‘We have heroes’

Who and where are today’s heroes?

In an age when the mass media can bring seemingly instant fame and adulation to an individual for whatever reason, it is common for people — especially the young — to admire well-known figures in sports, entertainment, politics and other fields, often viewing them as larger than life. It is sad indeed when such prominent persons fail to embody the ideals with which they are imbued by an admiring public.

Having been repeatedly disillusioned, we are led to wonder whether individuals in our day appropriately and consistently live up to this dictionary definition for hero: “any person … admired for qualities or achievements and regarded as an ideal or model” (Webster’s New World College Dictionary, Fourth Edition, IDG Books Worldwide Inc., 2001).

In many of his general conference addresses, talks to young men and young women, and messages delivered in firesides or via satellite broadcasts, President Thomas S. Monson has spoken of heroes, role models and individuals who have led lives worthy of emulation.

He has reached into the scriptures for accounts of faithful souls, into history for anecdotes that portray bravery, loyalty and patriotism, and into newspapers and magazines for reports about individuals who have gone the extra mile — sometimes at great personal risks — to help or even save others. And he has shared a wealth of examples from his own experiences and of those he has known throughout his life.

Name almost any virtue and President Monson has given a verbal illustration with a moral to accompany it, either telling how some individual lived by that high standard or how another dishonored it. Each account has a moral, sometimes stated outright, sometimes implied.

During last April’s general conference, he spoke about honesty, telling young men in the general priesthood meeting, “A Latter-day Saint young man lives as he teaches and as he believes. He is honest with others. He is honest with himself. He is honest with God. He is honest by habit and as a matter of course. When a difficult decision must be made, he never asks himself, ‘What will others think?’ but rather, ‘What will I think of myself?’ “

He then drew from his university days and told of a fellow university student in a business law class who never prepared for the class discussions, leaving young Tom Monson to wonder how the classmate would pass the course.

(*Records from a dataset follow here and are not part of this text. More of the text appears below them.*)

template <typename AT>
static void layernorm_act(hq_ctx* ctx, cudaStream_t st, float* x, const float* g, const float* b, AT* out, int rows,
                          Fold* fold = nullptr) {
  Fold f = fold ? *fold : Fold();
  if (ctx->recording) {
    ChainOp* op = chain_push(ctx, CH_OP_LN, "layernorm");
    op->flags = sizeof(AT) == 4 ? CH_F_OUT_F32 : 0;
    op->x = x; op->gamma = g; op->beta = b; op->add = nullptr; op->out = out;
    op->rows = rows; op->in_mul = 1; op->in_off = 0; op->D = ctx->D;
    op->fold = f.partial; op->n_fold = f.n; op->fold_stride = f.stride; op->fold_bias = f.bias;
    if (fold) *fold = Fold();
    return;
  }
  auto kern = f.n > 3 ? layernorm_kernel<AT, LN_MAXFOLD> : layernorm_kernel<AT, 3>;
  launch_k(ctx, st, "layernorm", kern, dim3(rows), dim3(LN_THREADS), 0, x, g, b, nullptr, out, rows,
           ctx->D, 1, 0, f.partial, f.n, f.stride, f.bias, 1, 1);
  if (fold) *fold = Fold();
}

template <typename OutT>
static void layernorm_rows(hq_ctx* ctx, cudaStream_t st, const char* tag, float* x, const float* g, const float* b,
                           const float* add, OutT* out, int rows, int in_group, int in_mul, int in_off, int out_mul,
                           const Fold& f) {
  auto kern = f.n > 3 ? layernorm_kernel<OutT, LN_MAXFOLD> : layernorm_kernel<OutT, 3>;
  launch_k(ctx, st, tag, kern, dim3(rows), dim3(LN_THREADS), 0, x, g, b, add, out, rows, ctx->D, in_mul, in_off, f.partial,
           f.n, f.stride, f.bias, in_group, out_mul);
}

static bool attn_prefetch_ok(const hq_ctx* ctx) { return !ctx->dbg.attn_no_prefetch; }

static int attn_sleep_ns(const hq_ctx* ctx) { return ctx->dbg.attn_sleep; }

template <typename AT>
static bool attn_decode_plan(const hq_ctx* ctx, int* CH, int* hpc, int* groups, size_t* smem) {
  const int g = attn_groups(ctx, ctx->nh);
  if (g <= 0) return false;
  *groups = g;
  *hpc = ctx->nh / g;
  const int row_bytes = *hpc * 64 * static_cast<int>(sizeof(AT));
  int ch = (6144 / row_bytes) / 4 * 4;
  if (ch < 4) ch = 4;
  if (ch > 16) ch = 16;
  *CH = ch;
  *smem = static_cast<size_t>(ATTD_STAGES) * ch * row_bytes + static_cast<size_t>(*hpc) * ATT_MAX_KEYS * 4 +
          2 * ATTD_STAGES * 8 + 128;
  return *smem <= 64 * 1024;
}

static bool attn_mma_plan(const hq_ctx* ctx, int groups, int hpc, int n_items, int* stages, size_t* smem, int* grid) {
  if (ctx->dbg.attn_scalar || !ctx->bf16 || ctx->num_sms <= 0 || !ctx->kv_maps) return false;
  const size_t stage = static_cast<size_t>(2 * ATTM_CH) * hpc * 128;
  int st = 2;
  if (ctx->dbg.attm_stages) st = ctx->dbg.attm_stages;
  if (st < 2) st = 2;
  if (st > ATTM_MAXSTAGES) st = ATTM_MAXSTAGES;
  const size_t bytes = 1024  + st * stage + 2 * static_cast<size_t>(hpc) * 128 +
                       static_cast<size_t>(hpc) * 64 * 4 + (2 * ATTM_MAXSTAGES + 4) * 8 + 16;
  if (bytes > 112 * 1024) return false;
  int per_sm = static_cast<int>((227 * 1024) / (bytes + 1024));
  const int by_threads = 2048 / ((hpc + 1) * 32);
  if (per_sm > by_threads) per_sm = by_threads;
  const int by_regs = 65536 / ((hpc + 1) * 32 * 72);
  if (by_regs >= 1 && per_sm > by_regs) per_sm = by_regs;
  if (ctx->dbg.attm_per_sm > 0 && ctx->dbg.attm_per_sm < per_sm) per_sm = ctx->dbg.attm_per_sm;
  if (per_sm < 1) per_sm = 1;
  (void)groups;
  *stages = st;
  *smem = bytes;
  const int cap = ctx->num_sms * per_sm;
  *grid = n_items < cap ? n_items : cap;
  return true;
}

template <typename AT>
static void launch_attn_mma(hq_ctx*, cudaStream_t, const AT*, const AT*, AT*, int, int, int, int, int, int, int, size_t) {}
template <>
void launch_attn_mma<bf16>(hq_ctx* ctx, cudaStream_t st, const bf16* q, const bf16* K, bf16* out, int t_stride, int n_keys,
                           int hpc, int groups, int n_items, int stages, int grid, size_t smem) {
  const int row_base = static_cast<int>((K - static_cast<const bf16*>(ctx->kc)) / ctx->D);
  launch_k(ctx, st, "attention_decode", attention_decode_mma_kernel, dim3(grid), dim3((hpc + 1) * 32), smem, ctx->kmap, ctx->vmap,
           row_base, q, out, ctx->D, t_stride, n_keys, hpc, groups, n_items, attn_prefetch_ok(ctx) ? stages : -stages,
           ctx->att_sched);
}

template <typename AT>
static void attention(hq_ctx* ctx, cudaStream_t st, const AT* q, const AT* K, const AT* V, AT* out, int M, int Tq,
                      int t_stride, int kbase, int causal) {
  int CH = 0, hpc = 0, groups = 0;
  size_t smem = 0;
  if (ctx->recording && sizeof(AT) == 2 && !causal && kbase <= ATT_DEPTH_KEYS && Tq == 4) {
    ChainOp* op = chain_push(ctx, CH_OP_ATTN4, "attention_depth4");
    op->q = reinterpret_cast<const bf16*>(q); op->kc = reinterpret_cast<const bf16*>(K);
    op->vc = reinterpret_cast<const bf16*>(V); op->att = reinterpret_cast<bf16*>(out);
    op->B = M / 4; op->n_heads = ctx->nh; op->D = ctx->D; op->t_stride = t_stride; op->n_keys = kbase;
    return;
  }
  const bool resume = ctx->recording;
  if (resume) chain_flush(ctx, st);
  struct Resume { hq_ctx* c; bool on; ~Resume() { c->recording = on; } } resume_guard{ctx, resume};
  ctx->recording = false;
  if (Tq == 1 && !causal && !ctx->dbg.attn_generic && attn_decode_plan<AT>(ctx, &CH, &hpc, &groups, &smem)) {
    if (ctx->tracing) ctx->tag_suffix = ":t" + std::to_string(kbase) + ":B" + std::to_string(M);
    int stages = 0, grid = 0;
    size_t smem2 = 0;
    const ptrdiff_t koff = reinterpret_cast<const char*>(K) - static_cast<const char*>(ctx->kc);
    const ptrdiff_t kv_bytes = static_cast<ptrdiff_t>(ctx->L) * ctx->max_batch * ctx->Tc * ctx->D * static_cast<ptrdiff_t>(ctx->wsize);
    const bool in_cache = ctx->kc != nullptr && koff >= 0 && (koff < kv_bytes || ctx->L == 0) &&
                          koff == reinterpret_cast<const char*>(V) - static_cast<const char*>(ctx->vc);
    if (sizeof(AT) == 2 && in_cache && attn_mma_plan(ctx, groups, hpc, M * groups, &stages, &smem2, &grid)) {
      launch_attn_mma<AT>(ctx, st, q, K, out, t_stride, kbase, hpc, groups, M * groups, stages, grid, smem2);
      return;
    }
    launch_k(ctx, st, "attention_decode", attention_decode_kernel<AT>, dim3(M * groups), dim3((hpc + 1) * 32), smem, q, K, V,
             out, ctx->D, t_stride, kbase, CH, hpc, groups, attn_prefetch_ok(ctx) ? attn_sleep_ns(ctx) : -1);
    return;
  }
  const int items = M * ctx->nh;
  if (!causal && kbase <= ATT_DEPTH_KEYS && Tq == 4 && !ctx->dbg.attn_fewkeys_old) {
    const int warps = (M / 4) * ctx->nh;
    launch_k(ctx, st, "attention_depth4", attention_depth4_kernel<AT>, dim3((warps + ATT_WARPS - 1) / ATT_WARPS),
             dim3(ATT_WARPS * 32), 0, q, K, V, out, M / 4, ctx->nh, ctx->D, t_stride, kbase);
    return;
  }
  if (!causal && kbase <= 8) {
    launch_k(ctx, st, "attention_fewkeys", attention_fewkeys_kernel<AT>, dim3((items + ATT_WARPS - 1) / ATT_WARPS),
             dim3(ATT_WARPS * 32), 0, q, K, V, out, M, ctx->nh, ctx->D, Tq, t_stride, kbase);
    return;
  }
  launch_k(ctx, st, "attention_generic", attention_kernel<AT>, dim3((items + ATT_WARPS - 1) / ATT_WARPS),
           dim3(ATT_WARPS * 32), 0, q, K, V, out, M, ctx->nh, ctx->D, Tq, t_stride, kbase, causal);
}

static void launch_sample(hq_ctx* ctx, cudaStream_t st, const SampleArgs& a) {
  if (a.V <= 256 * SMP_IPT) launch_k(ctx, st, "sample", sample_kernel<256>, dim3(a.R), dim3(256), 0, a);
  else launch_k(ctx, st, "sample", sample_kernel<1024>, dim3(a.R), dim3(1024), 0, a);
}

static void gemm_fc2_split(hq_ctx* ctx, cudaStream_t st, const ABuf& A, const Weight& W, int M, int N, int K, int splits,
                           int bn, bf16*) {
  EpiParams<bf16> e;
  memset(&e, 0, sizeof(e));
  e.outf = ctx->splitk_ws; e.ldo = N; e.split_stride = static_cast<size_t>(ctx->ws_rows) * N;
  ctx->gemm_tag_override = "gemm_resid";
  gemm_bf16<EPI_F32>(ctx, st, A.map, A.have3 ? &A.map3 : nullptr, W.map, W.mapp, 0, M, N, K, e, splits, bn, A.map_idx, W.map_idx);
}
static void gemm_fc2_split(hq_ctx*, cudaStream_t, const ABuf&, const Weight&, int, int, int, int, int, float*) {}

struct Fc2Plan { int bn, splits; };

static int resid_splits(const hq_ctx* ctx, int N, int K, int rows_per_image) {
  static const int cand[6] = {256, 192, 128, 96, 64, 32};
  const int kb = K / 64;
  const int max_splits = ctx->dbg.max_splitk > 0 ? ctx->dbg.max_splitk : (kb % 3 == 0 ? 3 : LN_MAXFOLD);
  int best = 1;
  double best_cost = 1e30;
  for (int bn : cand) {
    if (N % bn != 0) continue;
    for (int s = 1; s <= max_splits && s <= LN_MAXFOLD; ++s) {
      if (kb % s != 0) continue;
      const double cost = pair_gemm_cost(256 * (rows_per_image < 1 ? 1 : rows_per_image), N, K, bn, s);
      if (cost < best_cost) {
        best_cost = cost;
        best = s;
      }
    }
  }
  return best;
}

static Fc2Plan pick_resid_plan(const hq_ctx* ctx, int M, int N, int K, int rows_per_image) {
  Fc2Plan best{0, 1};
  if (!ctx->bf16 || N % 64 != 0 || K % 64 != 0 || ctx->dbg.no_splitk) return best;
  static const int cand[6] = {256, 192, 128, 96, 64, 32};
  const int kb = K / 64;
  int s = resid_splits(ctx, N, K, rows_per_image);
  {
    const int v = ctx->dbg.force_splitk;
    if (v >= 1 && v <= LN_MAXFOLD && kb % v == 0) s = v;
  }
  best.splits = s;
  if (M <= 128) return best;
  double best_cost = 1e30;
  for (int bn : cand) {
    if (N % bn != 0) continue;
    const double cost = pair_gemm_cost(M, N, K, bn, s);
    if (cost < best_cost) {
      best_cost = cost;
      best.bn = bn;
    }
  }
  return best;
}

On a winter’s day when the final exam was given, the student came to class wearing just sandals on his feet.

“All of our books had been placed upon the floor, as per the instruction,” President Monson said. “He slipped the sandals from his feet; and then, with toes that he had trained and had prepared with glycerin, he skillfully turned the pages of one of the books which he had placed on the floor, thereby viewing the answers to the examination questions.

“He received one of the highest grades in that course on business law. But the day of reckoning came. Later, as he prepared to take his comprehensive exam, for the first time the dean of this particular discipline said, ‘This year I will depart from tradition and will conduct an oral, rather than a written, test.’ Our favorite trained-toe expert found that he had his foot in his mouth on that occasion and failed the exam.”

As a counterpoint to the lazy university student is the example of a young man who lived by higher ideals.

During a fireside address in 1989, President Monson recalled a visit he made in 1981 to the grave of Joseph Ott in Dresden, a city in what was then the German Democratic Republic. Joseph Ott was a missionary who had died in Germany in 1896.

As President Monson looked at the grave, he noticed that the headstone was polished, the weeds pulled and the grass trimmed. He asked who cared for the grave and discovered a deacon had done it without prompting from parents or leaders.

“He said that he just wanted to do something for a missionary who gave his life while in the service of the Lord,” President Monson recalled. “Then he said, ‘I’ll never be able to serve a mission, as did my father. I feel close to missionary work when I tend this grave where the body of a missionary rests.’

“I wept out of respect for his faith,” President Monson said. “I sorrowed at his inability to fulfill his greatest desire — to serve as a missionary. But God did hear his prayer. He honored one who magnified the calling of a deacon.”

President Monson noted that members, in what was then on the eastern side of the Berlin Wall, were blessed with a temple, chapels and the full program of the Church. On Thursday, March 30, 1989, the first missionaries in 50 years crossed the border into the German Democratic Republic.

What of the deacon, Tobias Burkhardt, who tended the grave? On May 28 of that year, Elder Burkhardt and nine other companions, the first from their country to serve abroad as missionaries, entered the Missionary Training Center.

“The spirit of Joseph Ott has long since gone home to that God who gave it life,” President Monson concluded. “His body rests in the peaceful, well-kept grave in far away Dresden. But his missionary spirit lives on in the service to be rendered by a faithful elder — even the deacon who so long ago trimmed the lawn, tidied the flowers and polished the headstone of Joseph Ott and dreamed of missionary service once denied but now bestowed” (Church News, May 13, 1989).

We have our heroes today, though not necessarily in the most obvious arenas or among the famous in society. We just need to look for them.